Protest in Bayelsa as policeman allegedly kills cab driver over N100 bribe


There was a protest in the Kpansia area of Yenagoa, the Bayelsa State capital, on Thursday, following the alleged killing of a commercial cab driver by a police officer.

the cab driver, a father of three, simply identified as Binalayefa Asiaye, also works as a trader with his wife at the popular Kpansia market and drives in the evenings when the market is closed.



Afam Osigwe

Chukwuemeka Mbamala

Chukwuemeka Mbamala

The victim was said to have been shot dead for refusing to give the police officer a N100 bribe as demanded by the patrol team.


The team of police officers, on noticing that the deceased was bleeding after he was shot, left him and immediately ran away.

The incident, which happened on Monday evening in Azikoro town, Yenagoa, threw the neighborhood into pandemonium and tension.

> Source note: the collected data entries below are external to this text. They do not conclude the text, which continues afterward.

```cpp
template <int C, int H>
int launch_fwd(const void* planes, int half_in, const float* xyz, const float* dirs, float bound, uint32_t M,
               uint32_t R, const void* packed, float* sigma, float* rgb, void* feats_save, bool density_only,
               const int32_t* m_actual, hipStream_t st) {
  using G = FieldGeom<C, H>;
  const uint32_t ntiles = (M + 31) / 32;
  constexpr uint32_t WPB = FWD_THREADS / 64;
  uint32_t blocks = (ntiles + WPB - 1) / WPB;
  if (blocks > 2048) blocks = 2048;
  const half8* pk = reinterpret_cast<const half8*>(packed);
  _Float16* fs = reinterpret_cast<_Float16*>(feats_save);
  _Float16* gs = (split_backward<H>() && fs != nullptr) ? fs + (size_t)((M + 31) / 32 * 32) * G::F : nullptr;
#define TNL_LAUNCH(HP, DO, SV)                                                                                        \
  hipLaunchKernelGGL((k_field_fwd<C, H, HP, DO, SV>), dim3(blocks), dim3(FWD_THREADS), (DO ? G::F2 : G::NF) * 1024, st, \
                     planes, xyz, dirs, bound, M, (int)R, pk, sigma, rgb, fs, gs, m_actual)
#define TNL_LAUNCH_SV(HP, DO) do { if (fs != nullptr) TNL_LAUNCH(HP, DO, true); else TNL_LAUNCH(HP, DO, false); } while (0)
  if (density_only) {
    if (half_in) TNL_LAUNCH_SV(true, true); else TNL_LAUNCH_SV(false, true);
  } else {
    if (half_in) TNL_LAUNCH_SV(true, false); else TNL_LAUNCH_SV(false, false);
  }
#undef TNL_LAUNCH_SV
#undef TNL_LAUNCH
  return (int)hipGetLastError();
}

}

int tnl_field_forward_h128(const void* planes, int half_in, const float* xyz, const float* dirs, float bound, uint32_t M,
                           uint32_t R, const void* packed, float* sigma, float* rgb, void* feats_save, bool density_only,
                           const int32_t* m_actual, hipStream_t st);
#ifdef TNL_FIELD_H128_ONLY
int tnl_field_forward_h128(const void* planes, int half_in, const float* xyz, const float* dirs, float bound, uint32_t M,
                           uint32_t R, const void* packed, float* sigma, float* rgb, void* feats_save, bool density_only,
                           const int32_t* m_actual, hipStream_t st) {
  return launch_fwd<48, 128>(planes, half_in, xyz, dirs, bound, M, R, packed, sigma, rgb, feats_save, density_only, m_actual, st);
}
#else

extern "C" {

uint32_t tnl_field_packed_bytes(uint32_t C, uint32_t Hd, uint32_t Hc) {
  if (Hd != Hc) return 0;
  if (C == 16 && Hd == 64) return FieldGeom<16, 64>::NTOT * 1024;
  if (C == 32 && Hd == 64) return FieldGeom<32, 64>::NTOT * 1024;
  if (C == 48 && Hd == 128) return FieldGeom<48, 128>::NTOT * 1024;
  return 0;
}

uint64_t tnl_field_feats_save_bytes(uint32_t M, uint32_t C, uint32_t Hd) {
  return ((uint64_t)((M + 31) / 32) * 32 * 3 * C + (uint64_t)M * (Hd > 64 ? 16 : 0)) * 2;
}

int tnl_field_pack(const float* W0, const float* W1, const float* W2, const float* W3, const float* W4, uint32_t C,
                   uint32_t Hd, uint32_t Hc, void* packed, void* stream) {
  if (Hd != Hc) return (int)hipErrorInvalidValue;
  hipStream_t st = (hipStream_t)stream;
  _Float16* pk = reinterpret_cast<_Float16*>(packed);
#define TNL_PACK(CC, HH)                                                                                      \
  hipLaunchKernelGGL((k_field_pack<CC, HH>), dim3((FieldGeom<CC, HH>::NTOT * 512 + 255) / 256), dim3(256), 0, st, \
                     W0, W1, W2, W3, W4, pk)
  if (C == 16 && Hd == 64) TNL_PACK(16, 64);
  else if (C == 32 && Hd == 64) TNL_PACK(32, 64);
  else if (C == 48 && Hd == 128) TNL_PACK(48, 128);
  else return (int)hipErrorInvalidValue;
#undef TNL_PACK
  return (int)hipGetLastError();
}

int tnl_field_forward(const void* planes_tm, int half_in, const float* xyz, const float* dirs, float bound,
                      uint32_t M, uint32_t C, uint32_t R, uint32_t Hd, uint32_t Hc, const void* packed,
                      float* sigma, float* rgb, void* feats_save, const int32_t* m_actual, void* stream) {
  if (M == 0) return 0;
  if (Hd != Hc) return (int)hipErrorInvalidValue;
  hipStream_t st = (hipStream_t)stream;
  const bool density_only = (dirs == nullptr) || (rgb == nullptr);
  if (C == 16 && Hd == 64)
    return launch_fwd<16, 64>(planes_tm, half_in, xyz, dirs, bound, M, R, packed, sigma, rgb, feats_save, density_only, m_actual, st);
  if (C == 32 && Hd == 64)
    return launch_fwd<32, 64>(planes_tm, half_in, xyz, dirs, bound, M, R, packed, sigma, rgb, feats_save, density_only, m_actual, st);
  if (C == 48 && Hd == 128)
    return tnl_field_forward_h128(planes_tm, half_in, xyz, dirs, bound, M, R, packed, sigma, rgb, feats_save, density_only, m_actual, st);
  return (int)hipErrorInvalidValue;
}

}
#endif
```

### trinerflet_amd/csrc/field_device.h

```cpp
#pragma once
#include <hip/hip_fp16.h>
#include <hip/hip_runtime.h>
#include <stdint.h>

#include "field_common.h"
#include "triplane_common.h"

namespace {

#define MFMA32(a, b, c) __builtin_amdgcn_mfma_f32_32x32x16_f16((a), (b), (c), 0, 0, 0)

constexpr int FWD_THREADS = 256;

template <typename K>
inline hipError_t ensure_dynamic_lds(K kernel, int bytes, bool (&done)[64]) {
  int dev = 0;
  (void)hipGetDevice(&dev);
  if (dev >= 0 && dev < 64 && done[dev]) return hipSuccess;
  const hipError_t e = hipFuncSetAttribute(reinterpret_cast<const void*>(kernel), hipFuncAttributeMaxDynamicSharedMemorySize, bytes);
  if (e == hipSuccess && dev >= 0 && dev < 64) done[dev] = true;
  return e;
}

__device__ __forceinline__ f32x16 zero16() {
  f32x16 z;
#pragma unroll
  for (int i = 0; i < 16; i++) z[i] = 0.f;
  return z;
}

template <bool RELU>
__device__ __forceinline__ half8 acc_to_frag(const f32x16& a, int s) {
  half8 f;
#pragma unroll
  for (int j = 0; j < 8; j++) f[j] = (_Float16)(s == 0 ? a[j] : a[8 + j]);
  if (RELU) {
    const half8 z = {0, 0, 0, 0, 0, 0, 0, 0};
    f = __builtin_elementwise_max(f, z);
  }
  return f;
}

__device__ __forceinline__ half8 relu_mask_frag(half8 d, half8 x) {
  typedef uint32_t u32x4 __attribute__((ext_vector_type(4)));
  u32x4 db = __builtin_bit_cast(u32x4, d);
  const u32x4 xb = __builtin_bit_cast(u32x4, x);
#pragma unroll
  for (int q = 0; q < 4; q++) {
    uint32_t t, m;
    asm("v_pk_add_u16 %0, %1, %2" : "=v"(t) : "v"(xb[q]), "s"(0x7fff7fffu));
    asm("v_pk_ashrrev_i16 %0, %1, %2" : "=v"(m) : "s"(0x000f000fu), "v"(t));
    db[q] &= m;
  }
  return __builtin_bit_cast(half8, db);
}

__device__ __forceinline__ half8 sh_frag(float x, float y, float z, int h) {
  const float xy = x * y, xz = x * z, yz = y * z, x2 = x * x, y2 = y * y, z2 = z * z;
  half8 f;
  if (h == 0) {
    f[0] = (_Float16)0.28209479177387814f;
    f[1] = (_Float16)(-0.48860251190291987f * y);
    f[2] = (_Float16)(0.48860251190291987f * z);
    f[3] = (_Float16)(-0.48860251190291987f * x);
    f[4] = (_Float16)(1.0925484305920792f * xy);
    f[5] = (_Float16)(-1.0925484305920792f * yz);
    f[6] = (_Float16)(0.94617469575755997f * z2 - 0.31539156525251999f);
    f[7] = (_Float16)(-1.0925484305920792f * xz);
  } else {
    f[0] = (_Float16)(0.54627421529603959f * x2 - 0.54627421529603959f * y2);
    f[1] = (_Float16)(0.59004358992664352f * y * (-3.0f * x2 + y2));
    f[2] = (_Float16)(2.8906114426405538f * xy * z);
    f[3] = (_Float16)(0.45704579946446572f * y * (1.0f - 5.0f * z2));
    f[4] = (_Float16)(0.3731763325901154f * z * (5.0f * z2 - 3.0f));
    f[5] = (_Float16)(0.45704579946446572f * x * (1.0f - 5.0f * z2));
    f[6] = (_Float16)(1.4453057213202769f * z * (x2 - y2));
    f[7] = (_Float16)(0.59004358992664352f * x * (-x2 + 3.0f * y2));
  }
  return f;
}

template <bool HALFP>
__device__ __forceinline__ void load8(const void* planes, size_t elem, float (&v)[8]) {
  if (HALFP) {
    const half8 t = *reinterpret_cast<const half8*>(reinterpret_cast<const _Float16*>(planes) + elem);
#pragma unroll
    for (int j = 0; j < 8; j++) v[j] = (float)t[j];
  } else {
    const float4* p = reinterpret_cast<const float4*>(reinterpret_cast<const float*>(planes) + elem);
    const float4 a = p[0], b = p[1];
    v[0] = a.x; v[1] = a.y; v[2] = a.z; v[3] = a.w; v[4] = b.x; v[5] = b.y; v[6] = b.z; v[7] = b.w;
  }
}

template <int C, bool HALFP>
__device__ __forceinline__ half8 gather_frag(const void* planes, int R, int p, int kk, int h, const TexelTap& t) {
  const int c0 = 16 * kk + 8 * h;
  const size_t pb = (size_t)p * R * R;
  float v00[8], v01[8], v10[8], v11[8];
  load8<HALFP>(planes, (pb + (size_t)t.y0 * R + t.x0) * C + c0, v00);
  load8<HALFP>(planes, (pb + (size_t)t.y0 * R + t.x1) * C + c0, v01);
  load8<HALFP>(planes, (pb + (size_t)t.y1 * R + t.x0) * C + c0, v10);
  load8<HALFP>(planes, (pb + (size_t)t.y1 * R + t.x1) * C + c0, v11);
  half8 f;
#pragma unroll
  for (int j = 0; j < 8; j++)
    f[j] = (_Float16)(v00[j] * t.w00 + v01[j] * t.w01 + v10[j] * t.w10 + v11[j] * t.w11);
  return f;
}

template <int N, int GROUP, class WSrc, class Body>
__device__ __forceinline__ void with_weights(WSrc wsrc, Body body) {
  constexpr int NG = (N + GROUP - 1) / GROUP;
  half8 buf[2][GROUP];
#pragma unroll
  for (int j = 0; j < GROUP; j++)
    if (j < N) buf[0][j] = wsrc(j);
#pragma unroll
  for (int g = 0; g < NG; g++) {
#pragma unroll
    for (int j = 0; j < GROUP; j++)
      if (g + 1 < NG && (g + 1) * GROUP + j < N) buf[(g + 1) & 1][j] = wsrc((g + 1) * GROUP + j);
#pragma unroll
    for (int j = 0; j < GROUP; j++)
      if (g * GROUP + j < N) body(g * GROUP + j, buf[g & 1][j]);
    __builtin_amdgcn_sched_barrier(0);
  }
}

template <int C, int H>
struct Chain {
  using G = FieldGeom<C, H>;
  half8 h1[G::KH];
  float o8[8];
  half8 h3[G::KH];
  half8 h4[G::KH];
  float rgbl[3];
};

template <int C, int H>
__device__ __forceinline__ const half8& wfrag(const half8* w, int f, int lane) { return w[f * 64 + lane]; }

template <int C, int H, bool FENCE = false>
__device__ __forceinline__ void chain_colour(const half8* w, const half8* wH, int lane, int h, const half8 geo,
                                             float dx, float dy, float dz, Chain<C, H>& ch);

template <int C, int H, bool DENSITY_ONLY, bool FENCE = false>
__device__ __forceinline__ void chain_tail(const half8* w, const half8* wH, int lane, int h, f32x16 (&acc0)[H / 32],
                                           float dx, float dy, float dz, Chain<C, H>& ch) {
  using G = FieldGeom<C, H>;
#pragma unroll
  for (int ks = 0; ks < G::KH; ks++) {
    ch.h1[ks] = (ks & 1) ? acc_to_frag<true>(acc0[ks >> 1], 1) : acc_to_frag<true>(acc0[ks >> 1], 0);
  }
  f32x16 o = zero16();
  if (FENCE) {
    with_weights<G::KH, 4>([&](int i) { return w[(G::F1 + i) * 64 + lane]; },
                           [&](int i, const half8& f) { o = MFMA32(f, ch.h1[i], o); });
  } else {
#pragma unroll
    for (int ks = 0; ks < G::KH; ks++) o = MFMA32(w[(G::F1 + ks) * 64 + lane], ch.h1[ks], o);
  }
#pragma unroll
  for (int g = 0; g < 8; g++) ch.o8[g] = o[g];
  if (DENSITY_ONLY) return;
  chain_colour<C, H, FENCE>(w, wH, lane, h, acc_to_frag<false>(o, 0), dx, dy, dz, ch);
}

template <int C, int H, bool FENCE>
__device__ __forceinline__ void chain_colour(const half8* w, const half8* wH, int lane, int h, const half8 geo,
                                             float dx, float dy, float dz, Chain<C, H>& ch) {
  using G = FieldGeom<C, H>;
  const half8 shf = sh_frag(dx, dy, dz, h);
  f32x16 acc2[G::OB];
#pragma unroll
  for (int ob = 0; ob < G::OB; ob++) {
    acc2[ob] = MFMA32(w[(G::F2 + 2 * ob) * 64 + lane], shf, zero16());
    acc2[ob] = MFMA32(w[(G::F2 + 2 * ob + 1) * 64 + lane], geo, acc2[ob]);
  }
#pragma unroll
  for (int ks = 0; ks < G::KH; ks++)
    ch.h3[ks] = (ks & 1) ? acc_to_frag<true>(acc2[ks >> 1], 1) : acc_to_frag<true>(acc2[ks >> 1], 0);
  f32x16 out = zero16();
  if (FENCE) {
    f32x16 t3a = zero16(), t3b = zero16();
    auto post3 = [&](int ob, const f32x16& t) { ch.h4[2 * ob] = acc_to_frag<true>(t, 0); ch.h4[2 * ob + 1] = acc_to_frag<true>(t, 1); };
    with_weights<G::OB * G::KH, 4>([&](int i) { return wH[(G::F3 + i) * 64 + lane]; }, [&](int i, const half8& f) {
      const int ob = i / G::KH, ks = i % G::KH;
      f32x16& t3 = (ob & 1) ? t3b : t3a;
      if (ks == 0) t3 = zero16();
      t3 = MFMA32(f, ch.h3[ks], t3);
      if (ks == 3 && ob > 0) post3(ob - 1, (ob & 1) ? t3a : t3b);
      if (i == G::OB * G::KH - 1) post3(ob, t3);
    });
    with_weights<G::KH, 4>([&](int i) { return wH[(G::F4 + i) * 64 + lane]; },
                           [&](int i, const half8& f) { out = MFMA32(f, ch.h4[i], out); });
  } else {
    f32x16 acc3[G::OB];
#pragma unroll
    for (int ob = 0; ob < G::OB; ob++) {
      acc3[ob] = zero16();
#pragma unroll
      for (int ks = 0; ks < G::KH; ks++) acc3[ob] = MFMA32(wH[(G::F3 + ob * G::KH + ks) * 64 + lane], ch.h3[ks], acc3[ob]);
    }
#pragma unroll
    for (int ks = 0; ks < G::KH; ks++)
      ch.h4[ks] = (ks & 1) ? acc_to_frag<true>(acc3[ks >> 1], 1) : acc_to_frag<true>(acc3[ks >> 1], 0);
#pragma unroll
    for (int ks = 0; ks < G::KH; ks++) out = MFMA32(wH[(G::F4 + ks) * 64 + lane], ch.h4[ks], out);
  }
  ch.rgbl[0] = out[0]; ch.rgbl[1] = out[1]; ch.rgbl[2] = out[2];
}


}
```

### trinerflet_amd/nerf/field.py

```python
import ctypes as C

import torch
from torch.autograd import Function

from .. import _lib as L

SUPPORTED = {(16, 64), (32, 64), (48, 128)}


def supported(C, Hd, Hc):
    return Hd == Hc and (C, Hd) in SUPPORTED


def pack_weights(W0, W1, W2, W3, W4, C, H):
    lib = L.lib()
    nbytes = lib.tnl_field_packed_bytes(L.u32(C), L.u32(H), L.u32(H))
    if nbytes == 0:
        raise NotImplementedError(f"fused field: unsupported (channels={C}, hidden={H})")
    packed = torch.empty(nbytes // 2, dtype=torch.float16, device=W0.device)
    ws = [w.detach().to(torch.float32).contiguous() for w in (W0, W1, W2, W3, W4)]
    L.check(lib.tnl_field_pack(*[L.ptr(w) for w in ws], L.u32(C), L.u32(H), L.u32(H), L.ptr(packed), L.stream()),
            "field_pack")
    return packed


def field_forward(planes_tm, xyz, dirs, packed, bound, C, R, H, save_feats=False, geo_out=False, m_actual=None,
                  zero_tail=False):
    M = xyz.shape[0]
    dev = xyz.device
    new = torch.zeros if (zero_tail and m_actual is not None) else torch.empty
    sigma = new(M, dtype=torch.float32, device=dev)
    if dirs is None:
        second = new(M, 15, dtype=torch.float32, device=dev) if geo_out else None
    else:
        second = new(M, 3, dtype=torch.float32, device=dev)
    feats = None
    if save_feats:
        nb = L.lib().tnl_field_feats_save_bytes(L.u32(M), L.u32(C), L.u32(H))
        feats = torch.empty(nb // 2, dtype=torch.float16, device=dev)
    L.check(L.lib().tnl_field_forward(L.ptr(planes_tm), L.i32(int(planes_tm.dtype == torch.float16)), L.ptr(xyz),
                                      L.ptr(dirs), L.f32(bound), L.u32(M), L.u32(C), L.u32(R), L.u32(H), L.u32(H),
                                      L.ptr(packed), L.ptr(sigma), L.ptr(second), L.ptr(feats), L.ptr(m_actual), L.stream()),
            "field_forward")
    return sigma, second, feats


def field_backward(grad_sigma, grad_rgb, sigma, rgb, feats, xyz, dirs, packed, bound, C, R, H, grad_tm, gradW,
                   m_actual=None, dfeat=None):
    lib = L.lib()
    M = xyz.shape[0]
    nws = lib.tnl_field_backward_workspace(L.u32(M), L.u32(C), L.u32(H), L.u32(H))
    ws = torch.empty(max(nws, 4), dtype=torch.uint8, device=xyz.device)
    L.check(lib.tnl_field_backward(L.ptr(grad_sigma), L.ptr(grad_rgb), L.ptr(sigma), L.ptr(rgb), L.ptr(feats),
                                   L.ptr(xyz), L.ptr(dirs), L.f32(bound), L.u32(M), L.u32(C), L.u32(R), L.u32(H),
                                   L.u32(H), L.ptr(packed), L.ptr(grad_tm), L.ptr(gradW), L.ptr(ws), L.ptr(m_actual), L.ptr(dfeat),
                                   L.stream()),
            "field_backward")


_SIDE = {}


def _side_stream(device):
    key = (device.type, device.index if device.index is not None else torch.cuda.current_device())
    if key not in _SIDE:
        _SIDE[key] = torch.cuda.Stream(device=device)
    return _SIDE[key]
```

Following the incident and the silence by the state police command, youths and traders in the popular Kpansia market took to the streets to protest what they described as a senseless killing.


The angry protesters carried placards with different inscriptions, such as “Stop police brutality,” “Stop unjust killing,” “The perpetrators must face the brunt of their consequences,” and “Binalayefa was working for his daily bread.” They locked down the busy Kpansia area and all adjoining roads that link to the expressway.

Meanwhile, the Bayelsa State Governor, Senator Douye Diri, called for calm and implored the people of the state, particularly youths, to follow due process in resolving issues rather than embarking on frivolous protests.


Senator Diri gave the advice on Thursday during the 33rd state security council meeting at Government House, Yenagoa.


Reacting to the protest by youths who besieged the Government House over the killing of the cab driver, Diri said the incident was unfortunate and that the policeman had been arrested and is undergoing trial.

He acknowledged that while protest was a fundamental human right in a democratic setting, aggrieved persons should, however, not take the law into their hands to infringe on the rights of others.


He said: “Let me advise those who always take to protest that not everything elicits protest. In a democracy, you have a right to protest, but you must first look for an avenue to ventilate your grouse. This government has been very open to everyone. It is only when the government becomes insensitive that you can carry out protests.


“While protest is your right, you do not have to breach that of others by restricting movement. It is not proper to over-stretch your own right and abuse that of others.”

The governor explained that at the time the incident occurred, he was not in the state but was informed by the Commissioner of Police, noting that the police officer involved in the shooting of the victim was immediately apprehended.


He expressed the conviction that if found culpable, the policeman would face the full wrath of the law, stressing that it was unacceptable for an innocent life to be wasted.